The Fed's rapid interest-rate hikes spell trouble for the US economy - and its hands may be tied if disaster strikes, ex-policymaker says

The Fed's rapid interest-rate hikes spell trouble for the US economy - and its hands may be tied if disaster strikes, ex-policymaker says
Jeremy Stein.REUTERS/Larry Downing
  • The Fed's interest-rate hikes will have a delayed cooling effect on the US economy, Jeremy Stein said.
  • Don't assume the central bank will save the day if markets and companies get in trouble, he warned.

The Federal Reserve's flurry of interest-rate hikes this year will have a delayed fallout, and the US central bank's hands may be tied if markets seize up and companies run into financial trouble, Harvard economist Jeremy Stein has warned.

The former Fed governor urged the central bank to stay laser-focused on conquering inflation, speaking on the latest episode of the "Exchanges at Goldman Sachs" podcast. He also cautioned that when investors realize the Fed can't be relied on to save the day, it could send shockwaves through the financial system.

Here are Stein's 7 best quotes, lightly edited for length and clarity:

1. "Inflation is a very serious problem. Given where it is now, and the very real risk of it getting embedded into expectations and becoming something of a self-fulfilling problem, I think the Fed's only option for now is to continue to make inflation the number one policy priority."

2. "If you were going to make an argument for stopping or slowing down, the more compelling one is lags in the process. There's a lot of tightening already, potentially, in the pipeline. We don't know how much. But we know it's going to take some time to show up. At some point that might be a reason to pause." (Stein was discussing when the Fed should halt its rate hikes.)

3. "I have been very surprised at how orderly this has been. I do worry there's another leg to go in some of these things. We know if you put a lot of pressure in the pipe, something is going to crack somewhere. But it's always not what you expect, and not what cracked the last time. So far this has all been the easy part of it. Not a drop of blood has yet been spilled." (Stein was commenting on how the US economy has reacted to a historic rise in interest rates this year.)

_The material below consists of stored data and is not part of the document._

template <typename S>
__device__ __forceinline__ void prc_block_H(const S* __restrict__ s_tile, S* __restrict__ stage, const prc_u32x4 cur, const int32_t o,
                                            S* __restrict__ val, const unsigned sink, const int lane) {
    const unsigned w[4] = {cur.x, cur.y, cur.z, cur.w};
    S fv[8];
#pragma unroll
    for (int u = 0; u < 8; u++) fv[u] = s_tile[__builtin_amdgcn_ubfe(w[u >> 1], 16 * (u & 1), 15)];
    double v = (double) fv[0];
#pragma unroll
    for (int u = 1; u < 8; u++) v += (double) fv[u];
    const int endm = __builtin_amdgcn_sbfe((int) w[3], 31, 1);
    int f = prc_dpp_i<PRC_DPP_WAVE_SHR1, 0xf>(endm) & 1;
    prc_seg_step<PRC_DPP_ROW_SHR(1), 0xf>(v, f);
    prc_seg_step<PRC_DPP_ROW_SHR(2), 0xf>(v, f);
    prc_seg_step<PRC_DPP_ROW_SHR(4), 0xf>(v, f);
    prc_seg_step<PRC_DPP_ROW_SHR(8), 0xf>(v, f);
    prc_seg_step<PRC_DPP_BCAST15, 0xa>(v, f);
    prc_seg_step<PRC_DPP_BCAST31, 0xc>(v, f);
    const unsigned long long ends = __ballot(endm != 0);
    const int total = __builtin_popcountll(ends);
    const int ord = (int) __builtin_amdgcn_mbcnt_hi((unsigned) (ends >> 32), __builtin_amdgcn_mbcnt_lo((unsigned) ends, 0u));
    const unsigned g4 = (unsigned) (ends >> (lane & ~3)) & 0xfu;
    const int gbase = ord - __builtin_popcount(g4 & ((1u << (lane & 3)) - 1u));
    const int shift = o - gbase;
    const unsigned long long live = __ballot(g4 != 0u);
    const int shift0 = __builtin_amdgcn_readlane(shift, live ? __builtin_ctzll(live) : 0);
    const bool one_run = __ballot(g4 != 0u && shift != shift0) == 0ull;
    const S x = (S) v;
    unsigned at;
    S y;
    if (one_run) {
        if (endm) stage[ord] = x;
        __builtin_amdgcn_wave_barrier();
        __builtin_amdgcn_s_waitcnt(0xc07f);
        __builtin_amdgcn_wave_barrier();
        y = stage[lane];
        at = lane < total ? (unsigned) (shift0 + lane) : sink;
        __builtin_amdgcn_wave_barrier();
    } else {
        y = x;
        at = endm ? (unsigned) (shift + ord) : sink;
    }
    PRC_CHECK(at <= sink);
    val[at] = y;
}

template <typename S, int FORM>
__device__ __forceinline__ void prc_class_block(const S* __restrict__ s_tile, S* __restrict__ stage, const prc_u32x4 cur, const int32_t o,
                                                S* __restrict__ val, const unsigned sink, const int lane) {
    if constexpr (FORM == PRC_FORM_H) prc_block_H<S>(s_tile, stage, cur, o, val, sink, lane);
    else prc_block_E<S, 1 << (FORM - PRC_FORM_E1)>(s_tile, cur, o, val, lane);
}

#define PRC_SET_WAIT_N(t, N)                                                                                        \
    asm volatile("s_waitcnt vmcnt(%8)"                                                                              \
                 : "+v"((t).e0), "+v"((t).e1), "+v"((t).e2), "+v"((t).e3), "+v"((t).o0), "+v"((t).o1), "+v"((t).o2), "+v"((t).o3) \
                 : "n"(N) : "memory")

template <typename S, int FORM>
__device__ __forceinline__ void prc_class_item(const prc_item1 d, const S* __restrict__ s_tile, S* __restrict__ stage,
                                               const uint16_t* __restrict__ srcl, const int32_t* __restrict__ ob,
                                               S* __restrict__ val, const unsigned sink, const int wv, const int lane) {
    constexpr int NST = prc_form_stores<S, FORM>::value;
    const int nblocks = (d.g1 - d.g0) / PRC_BLK_GROUPS;
    const int nsuper = nblocks / (PRC_WAVES * PRC_PAIR_DEPTH);
    const prc_u32x4* in = (const prc_u32x4*) srcl + ((int64_t) d.g0 * (PRC_G / 8) + wv * 64 + lane);
    const int32_t* obp = ob + (d.g0 + wv * PRC_BLK_GROUPS + (lane >> 2));
    constexpr int64_t IN_STEP = PRC_PAIR_DEPTH * PRC_WAVES * 64;
    constexpr int64_t OB_STEP = PRC_PAIR_DEPTH * PRC_WAVES * PRC_BLK_GROUPS;
    if (nsuper > 0) {
        prc_set A, B;
#define PRC_PROCESS(t)                                                                  \
    do {                                                                                \
        prc_class_block<S, FORM>(s_tile, stage, (t).e0, (t).o0, val, sink, lane);       \
        prc_class_block<S, FORM>(s_tile, stage, (t).e1, (t).o1, val, sink, lane);       \
        prc_class_block<S, FORM>(s_tile, stage, (t).e2, (t).o2, val, sink, lane);       \
        prc_class_block<S, FORM>(s_tile, stage, (t).e3, (t).o3, val, sink, lane);       \
    } while (0)
        prc_set_load(A, in, obp);
        {
            const int kn = 1 < nsuper ? 1 : 0;
            prc_set_load(B, in + kn * IN_STEP, obp + kn * OB_STEP);
        }
        PRC_SET_WAIT_N(A, 8);
        PRC_PROCESS(A);
        int k = 1;
#pragma unroll 1
        for (; k + 1 < nsuper; k += 2) {
            prc_set_load(A, in + (int64_t) (k + 1) * IN_STEP, obp + (int64_t) (k + 1) * OB_STEP);
            PRC_SET_WAIT_N(B, 4 * NST + 8);
            PRC_PROCESS(B);
            const int kn = k + 2 < nsuper ? k + 2 : k + 1;
            prc_set_load(B, in + (int64_t) kn * IN_STEP, obp + (int64_t) kn * OB_STEP);
            PRC_SET_WAIT_N(A, 4 * NST + 8);
            PRC_PROCESS(A);
        }
        PRC_SET_WAIT_N(B, 4 * NST);
        if (k < nsuper) PRC_PROCESS(B);
#undef PRC_PROCESS
    }
    {
        const int b0 = nsuper * (PRC_WAVES * PRC_PAIR_DEPTH);
        prc_u32x4 cur[PRC_PAIR_DEPTH];
        int32_t o[PRC_PAIR_DEPTH];
#pragma unroll
        for (int j = 0; j < PRC_PAIR_DEPTH; j++)
            if (b0 + j * PRC_WAVES + wv < nblocks) {
                const int64_t off = (int64_t) (b0 + j * PRC_WAVES);
                cur[j] = __builtin_nontemporal_load(in + off * 64);
                o[j] = __builtin_nontemporal_load(obp + off * PRC_BLK_GROUPS);
            }
#pragma unroll
        for (int j = 0; j < PRC_PAIR_DEPTH; j++)
            if (b0 + j * PRC_WAVES + wv < nblocks) prc_class_block<S, FORM>(s_tile, stage, cur[j], o[j], val, sink, lane);
    }
}

template <typename S>
__device__ __forceinline__ void prc_edge_item(const prc_item1 d, const S* __restrict__ s_tile,
                                              const uint16_t* __restrict__ srcl, const int32_t* __restrict__ ob,
                                              S* __restrict__ val, const int wv, const int lane) {
    typedef typename prc_vec4<S>::type V4;
    const int npieces = (d.g1 - d.g0 + 7) >> 3;
    for (int base = 0; base < npieces; base += PRC_WAVES * PRC_UNROLL) {
        prc_u32x2 ids[PRC_UNROLL];
        int32_t o[PRC_UNROLL];
#pragma unroll
        for (int u = 0; u < PRC_UNROLL; u++) {
            const int pc = base + u * PRC_WAVES + wv;
            const int g = d.g0 + pc * 8 + (lane >> 3);
            o[u] = -1;
            if (pc < npieces && g < d.g1) {
                ids[u] = __builtin_nontemporal_load((const prc_u32x2*) srcl + (int64_t) g * (PRC_G / 4) + (lane & 7));
                o[u] = __builtin_nontemporal_load(ob + g);
            }
        }
#pragma unroll
        for (int u = 0; u < PRC_UNROLL; u++) {
            if (o[u] < 0) continue;
            V4 v;
            v.x = s_tile[ids[u].x & 0x7fffu];
            v.y = s_tile[(ids[u].x >> 16) & 0x7fffu];
            v.z = s_tile[ids[u].y & 0x7fffu];
            v.w = s_tile[(ids[u].y >> 16) & 0x7fffu];
            __builtin_nontemporal_store(v, (V4*) (val + o[u]) + (lane & 7));
        }
    }
}

template <typename S, int TILE, bool CLASSED>
__global__ void __launch_bounds__(PRC_THREADS)
pr_cold_tile_kernel(const prc_item1* __restrict__ items, int n_items, unsigned int* __restrict__ queue,
                    const S* __restrict__ contrib, const int32_t* __restrict__ org, int nranks, int64_t span, int64_t slice, int64_t T,
                    const uint16_t* __restrict__ srcl, const int32_t* __restrict__ ob, S* __restrict__ val, unsigned sink_base,
                    unsigned qbase, const int32_t* __restrict__ vst) {
    __shared__ S s_tile[TILE];
    __shared__ S s_stage[PRC_WAVES][CLASSED ? 64 : PRC_STAGE_BYTES / sizeof(S) + 64];
    __shared__ int s_item;
    const int tid = threadIdx.x, lane = tid & 63;
    const int wv = __builtin_amdgcn_readfirstlane(tid >> 6);
    const unsigned sink = sink_base + (blockIdx.x * PRC_WAVES + wv) * 64 + lane;
    int loaded = -1;
    for (;;) {
        __syncthreads();
        if (tid == 0) s_item = (int) (atomicAdd(&queue[CLASSED ? PRC_Q1E : PRC_Q1P], 1u) - qbase);
        __syncthreads();
        const int it = s_item;
        if ((unsigned) it >= (unsigned) n_items) break;
        const prc_item1 d = items[it];
        if (d.tile != loaded) {
            prc_load_tile<S, TILE>(s_tile, d.tile, org, contrib, nranks, span, slice, T);
            loaded = d.tile;
            __syncthreads();
        }
        if constexpr (CLASSED) {
            const int32_t* vs = vst + ((int64_t) d.tile << PRC_CLS_BITS);
            for (int cls = PRC_CL_E1; cls <= PRC_CL_H; cls++) {
                const int32_t lo = max(d.g0, vs[cls]), hi = min(d.g1, vs[cls + 1]);
                if (lo >= hi) continue;
                const prc_item1 seg{d.tile, lo, hi, cls + 1};
                switch (cls) {
                case PRC_CL_E1: prc_class_item<S, PRC_FORM_E1>(seg, s_tile, s_stage[wv], srcl, ob, val, sink, wv, lane); break;
                case PRC_CL_E2: prc_class_item<S, PRC_FORM_E2>(seg, s_tile, s_stage[wv], srcl, ob, val, sink, wv, lane); break;
                case PRC_CL_E4: prc_class_item<S, PRC_FORM_E4>(seg, s_tile, s_stage[wv], srcl, ob, val, sink, wv, lane); break;
                case PRC_CL_E8: prc_class_item<S, PRC_FORM_E8>(seg, s_tile, s_stage[wv], srcl, ob, val, sink, wv, lane); break;
                default: prc_class_item<S, PRC_FORM_H>(seg, s_tile, s_stage[wv], srcl, ob, val, sink, wv, lane); break;
                }
            }
        } else {
            if (d.form == PRC_FORM_PAIR) prc_pair_item<S>(d, s_tile, s_stage[wv], srcl, ob, val, sink, wv, lane);
            else prc_edge_item<S>(d, s_tile, srcl, ob, val, wv, lane);
        }
    }
}

__device__ __forceinline__ unsigned long long prc_fix_hi(double v) { return (unsigned long long) (long long) (v * 0x1p62); }

template <typename S>
__device__ __forceinline__ void prc_finish_row(const pr_cold_fuse& fz, int64_t i, double sum, double& diff_acc) {
    const int32_t od = __builtin_nontemporal_load(fz.outdeg_c + i);
    const int64_t r = __builtin_nontemporal_load(fz.active + i);
    const double old = (double) __builtin_nontemporal_load((const S*) fz.rk_c + i);
    const S vs = (S) (fz.base + fz.d * sum);
    diff_acc += fabs((double) vs - old);
    __builtin_nontemporal_store(vs, (S*) fz.rk_c + i);
    __builtin_nontemporal_store(od > 0 ? (S) ((double) vs / (double) od) : (S) 0, (S*) fz.next_owned + r);
}

template <int THREADS>
__device__ __forceinline__ void prc_block_diff(double diff_acc, double* s_red, double* __restrict__ dst) {
#pragma unroll
    for (int off = 32; off > 0; off >>= 1) diff_acc += __shfl_down(diff_acc, off, 64);
    if ((threadIdx.x & 63) == 0) s_red[threadIdx.x >> 6] = diff_acc;
    __syncthreads();
    if (threadIdx.x == 0) {
        double t = 0.0;
#pragma unroll
        for (int w = 0; w < THREADS / 64; w++) t += s_red[w];
        *dst = t;
    }
}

4. "Treasuries are an area of concern. I continue to be worried about the open-end bond fund complex. We saw real serious tremors there in March of 2020. Big outflows. Big liquidations by these funds. Basically, they were bailed out by the Fed coming up with these credit facilities, which had a very powerful effect."

5. "I think some of the tools that they've had before, some of the most dramatic tools like the credit facilities, won't be there. Even though some market participants may be assuming if things start to get hairy in that space again, I don't think we can assume the Fed can ride to the rescue this time." (He noted the Fed was only able to buy corporate bonds in the spring of 2020 via a special-purpose vehicle backed by the Treasury and funded by the Cares Act.)

6. "In a world where the problem is insufficient demand, the Fed can always step in and try to do more to reassure markets. There can always be a Fed put in a demand-shortage world. In an inflation world, you really can't do that much of it because it trips over your monetary policy objectives so much."

7. "One of the things I worry about is: Has the market fully understood that the Fed is just going to be much more limited? Even with the Treasury market, but certainly more so with credit. I worry that when things start to get a little shaky once we start having defaults, It's not only going to be the direct effect of the defaults, it's going to be a realization that the Fed put is no longer there. And that would be another potential shoe that can drop."